◆ SOURCE RECORDS
struct PairChainArgs {
  const PairRun* runs;
  const uint32_t* list;
  const uint32_t* list_xl;
  uint32_t n_xl;
  const PairInfo* info;
  const uint8_t* ok_head;
  const HeadRec* rec;
  uint32_t *T_qs, *T_qe, *T_ts, *T_te;
  double* T_wid;
  uint64_t* T_seg;
  uint32_t *chain_base, *np;
  uint32_t *cnt, *has, *stretch;
  PairRun* T_runs;
  unsigned long long* totals;
  const PairCounters* C;
};
template <int NT, int PHASE>
__global__ __launch_bounds__(NT) void pair_chains_kernel(PairChainArgs A) {
  constexpr int U = 4;
  __shared__ uint32_t ws[NT / 64 + 1];
  __shared__ uint64_t ws64[NT / 64 + 1];
  __shared__ uint32_t sh_base;
  const int tid = threadIdx.x;
  if (A.C->flags & PF_FALLBACK) return;
  const uint32_t rk = blockIdx.x < A.n_xl ? A.list_xl[blockIdx.x] : A.list[blockIdx.x - A.n_xl];
  const PairRun run = A.runs[rk];
  const PairInfo pi = A.info[rk];
  const uint32_t a = run.a, m = pi.m, m_plus = pi.m_plus;
  if (PHASE == 0) {
    uint32_t c0 = 0, c1 = 0, mx = 0;
    for (uint32_t p0 = 0; p0 < m; p0 += NT * U) {
      uint8_t ok[U];
#pragma unroll
      for (int u = 0; u < U; ++u) {
        const uint32_t p = p0 + (uint32_t)u * NT + (uint32_t)tid;
        ok[u] = p < m ? A.ok_head[a + p] : (uint8_t)0;
      }
#pragma unroll
      for (int u = 0; u < U; ++u) {
        const uint32_t p = p0 + (uint32_t)u * NT + (uint32_t)tid;
        if (ok[u]) {
          const HeadRec hr = A.rec[a + p];
          if (p < m_plus) ++c0; else ++c1;
          const uint32_t e = hr.qe > hr.te ? hr.qe : hr.te;
          mx = e > mx ? e : mx;
        }
      }
    }
    const uint32_t nP = block_sum<NT>(c0, ws), nM = block_sum<NT>(c1, ws);
#pragma unroll
    for (int o = 32; o > 0; o >>= 1) {
      const uint32_t t = __shfl_xor(mx, o, 64);
      mx = t > mx ? t : mx;
    }
    if ((tid & 63) == 0 && (unsigned long long)mx > __hip_atomic_load(&A.totals[1], __ATOMIC_RELAXED, __HIP_MEMORY_SCOPE_AGENT))
      atomicMax(&A.totals[1], (unsigned long long)mx);
    if (tid == 0) {
      A.np[2 * rk] = nP;
      A.np[2 * rk + 1] = nM;
      A.cnt[rk] = nP + nM;
      A.has[rk] = nP + nM ? 1u : 0u;
    }
    return;
  }
  const uint32_t nP = A.np[2 * rk], nM = A.np[2 * rk + 1];
  if (nP + nM == 0) return;
  const uint32_t cb = A.chain_base[rk];
  if (tid == 0) {
    PairRun tr;
    tr.a = cb;
    tr.n = nP + nM;
    A.T_runs[A.stretch[rk]] = tr;
  }
  (void)sh_base;
  const bool plus_first = pi.first_mem[0] < pi.first_mem[1];
  uint32_t before = 0;
  for (uint32_t p0 = 0; p0 < m; p0 += NT * U) {
    uint8_t ok[U];
    uint64_t packed = 0;
#pragma unroll
    for (int u = 0; u < U; ++u) {
      const uint32_t p = p0 + (uint32_t)u * NT + (uint32_t)tid;
      ok[u] = p < m ? A.ok_head[a + p] : (uint8_t)0;
      packed |= (uint64_t)(ok[u] ? 1u : 0u) << (16 * u);
    }
    uint64_t inc = packed;
    const int lane = tid & 63, w = tid >> 6;
#pragma unroll
    for (int d = 1; d < 64; d <<= 1) {
      const uint64_t t = __shfl_up(inc, d, 64);
      if (lane >= d) inc += t;
    }
    uint64_t off = 0, tot = 0;
    if (NT == 64) {
      tot = __shfl(inc, 63, 64);
    } else {
      __syncthreads();
      if (lane == 63) ws64[w] = inc;
      __syncthreads();
#pragma unroll
      for (int k = 0; k < NT / 64; ++k) {
        const uint64_t x = ws64[k];
        off += k < w ? x : 0ull;
        tot += x;
      }
    }
    const uint64_t ex = off + inc - packed;
    uint32_t row_base = before;
#pragma unroll
    for (int u = 0; u < U; ++u) {
      const uint32_t p = p0 + (uint32_t)u * NT + (uint32_t)tid;
      if (ok[u]) {
        const uint32_t c_pos = row_base + (uint32_t)((ex >> (16 * u)) & 0xffffu);
        const uint32_t c_all = plus_first ? c_pos : (p >= m_plus ? c_pos - nP : c_pos + nM);
        const HeadRec hr = A.rec[a + p];
        const uint32_t c = cb + c_all;
        A.T_qs[c] = hr.qs;
        A.T_qe[c] = hr.qe;
        A.T_ts[c] = hr.ts;
        A.T_te[c] = hr.te;
        A.T_wid[c] = hr.wid;
        A.T_seg[c] = rk;
      }
      row_base += (uint32_t)((tot >> (16 * u)) & 0xffffu);
    }
    before = row_base;
  }
}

◆ WHAT TO WORK ON
Transcribe the data in full, keeping every character.

◆ EXERCISE OUTPUT
struct PairChainArgs {
  const PairRun* runs;
  const uint32_t* list;
  const uint32_t* list_xl;
  uint32_t n_xl;
  const PairInfo* info;
  const uint8_t* ok_head;
  const HeadRec* rec;
  uint32_t *T_qs, *T_qe, *T_ts, *T_te;
  double* T_wid;
  uint64_t* T_seg;
  uint32_t *chain_base, *np;
  uint32_t *cnt, *has, *stretch;
  PairRun* T_runs;
  unsigned long long* totals;
  const PairCounters* C;
};
template <int NT, int PHASE>
__global__ __launch_bounds__(NT) void pair_chains_kernel(PairChainArgs A) {
  constexpr int U = 4;
  __shared__ uint32_t ws[NT / 64 + 1];
  __shared__ uint64_t ws64[NT / 64 + 1];
  __shared__ uint32_t sh_base;
  const int tid = threadIdx.x;
  if (A.C->flags & PF_FALLBACK) return;
  const uint32_t rk = blockIdx.x < A.n_xl ? A.list_xl[blockIdx.x] : A.list[blockIdx.x - A.n_xl];
  const PairRun run = A.runs[rk];
  const PairInfo pi = A.info[rk];
  const uint32_t a = run.a, m = pi.m, m_plus = pi.m_plus;
  if (PHASE == 0) {
    uint32_t c0 = 0, c1 = 0, mx = 0;
    for (uint32_t p0 = 0; p0 < m; p0 += NT * U) {
      uint8_t ok[U];
#pragma unroll
      for (int u = 0; u < U; ++u) {
        const uint32_t p = p0 + (uint32_t)u * NT + (uint32_t)tid;
        ok[u] = p < m ? A.ok_head[a + p] : (uint8_t)0;
      }
#pragma unroll
      for (int u = 0; u < U; ++u) {
        const uint32_t p = p0 + (uint32_t)u * NT + (uint32_t)tid;
        if (ok[u]) {
          const HeadRec hr = A.rec[a + p];
          if (p < m_plus) ++c0; else ++c1;
          const uint32_t e = hr.qe > hr.te ? hr.qe : hr.te;
          mx = e > mx ? e : mx;
        }
      }
    }
    const uint32_t nP = block_sum<NT>(c0, ws), nM = block_sum<NT>(c1, ws);
#pragma unroll
    for (int o = 32; o > 0; o >>= 1) {
      const uint32_t t = __shfl_xor(mx, o, 64);
      mx = t > mx ? t : mx;
    }
    if ((tid & 63) == 0 && (unsigned long long)mx > __hip_atomic_load(&A.totals[1], __ATOMIC_RELAXED, __HIP_MEMORY_SCOPE_AGENT))
      atomicMax(&A.totals[1], (unsigned long long)mx);
    if (tid == 0) {
      A.np[2 * rk] = nP;
      A.np[2 * rk + 1] = nM;
      A.cnt[rk] = nP + nM;
      A.has[rk] = nP + nM ? 1u : 0u;
    }
    return;
  }
  const uint32_t nP = A.np[2 * rk], nM = A.np[2 * rk + 1];
  if (nP + nM == 0) return;
  const uint32_t cb = A.chain_base[rk];
  if (tid == 0) {
    PairRun tr;
    tr.a = cb;
    tr.n = nP + nM;
    A.T_runs[A.stretch[rk]] = tr;
  }
  (void)sh_base;
  const bool plus_first = pi.first_mem[0] < pi.first_mem[1];
  uint32_t before = 0;
  for (uint32_t p0 = 0; p0 < m; p0 += NT * U) {
    uint8_t ok[U];
    uint64_t packed = 0;
#pragma unroll
    for (int u = 0; u < U; ++u) {
      const uint32_t p = p0 + (uint32_t)u * NT + (uint32_t)tid;
      ok[u] = p < m ? A.ok_head[a + p] : (uint8_t)0;
      packed |= (uint64_t)(ok[u] ? 1u : 0u) << (16 * u);
    }
    uint64_t inc = packed;
    const int lane = tid & 63, w = tid >> 6;
#pragma unroll
    for (int d = 1; d < 64; d <<= 1) {
      const uint64_t t = __shfl_up(inc, d, 64);
      if (lane >= d) inc += t;
    }
    uint64_t off = 0, tot = 0;
    if (NT == 64) {
      tot = __shfl(inc, 63, 64);
    } else {
      __syncthreads();
      if (lane == 63) ws64[w] = inc;
      __syncthreads();
#pragma unroll
      for (int k = 0; k < NT / 64; ++k) {
        const uint64_t x = ws64[k];
        off += k < w ? x : 0ull;
        tot += x;
      }
    }
    const uint64_t ex = off + inc - packed;
    uint32_t row_base = before;
#pragma unroll
    for (int u = 0; u < U; ++u) {
      const uint32_t p = p0 + (uint32_t)u * NT + (uint32_t)tid;
      if (ok[u]) {
        const uint32_t c_pos = row_base + (uint32_t)((ex >> (16 * u)) & 0xffffu);
        const uint32_t c_all = plus_first ? c_pos : (p >= m_plus ? c_pos - nP : c_pos + nM);
        const HeadRec hr = A.rec[a + p];
        const uint32_t c = cb + c_all;
        A.T_qs[c] = hr.qs;
        A.T_qe[c] = hr.qe;
        A.T_ts[c] = hr.ts;
        A.T_te[c] = hr.te;
        A.T_wid[c] = hr.wid;
        A.T_seg[c] = rk;
      }
      row_base += (uint32_t)((tot >> (16 * u)) & 0xffffu);
    }
    before = row_base;
  }
}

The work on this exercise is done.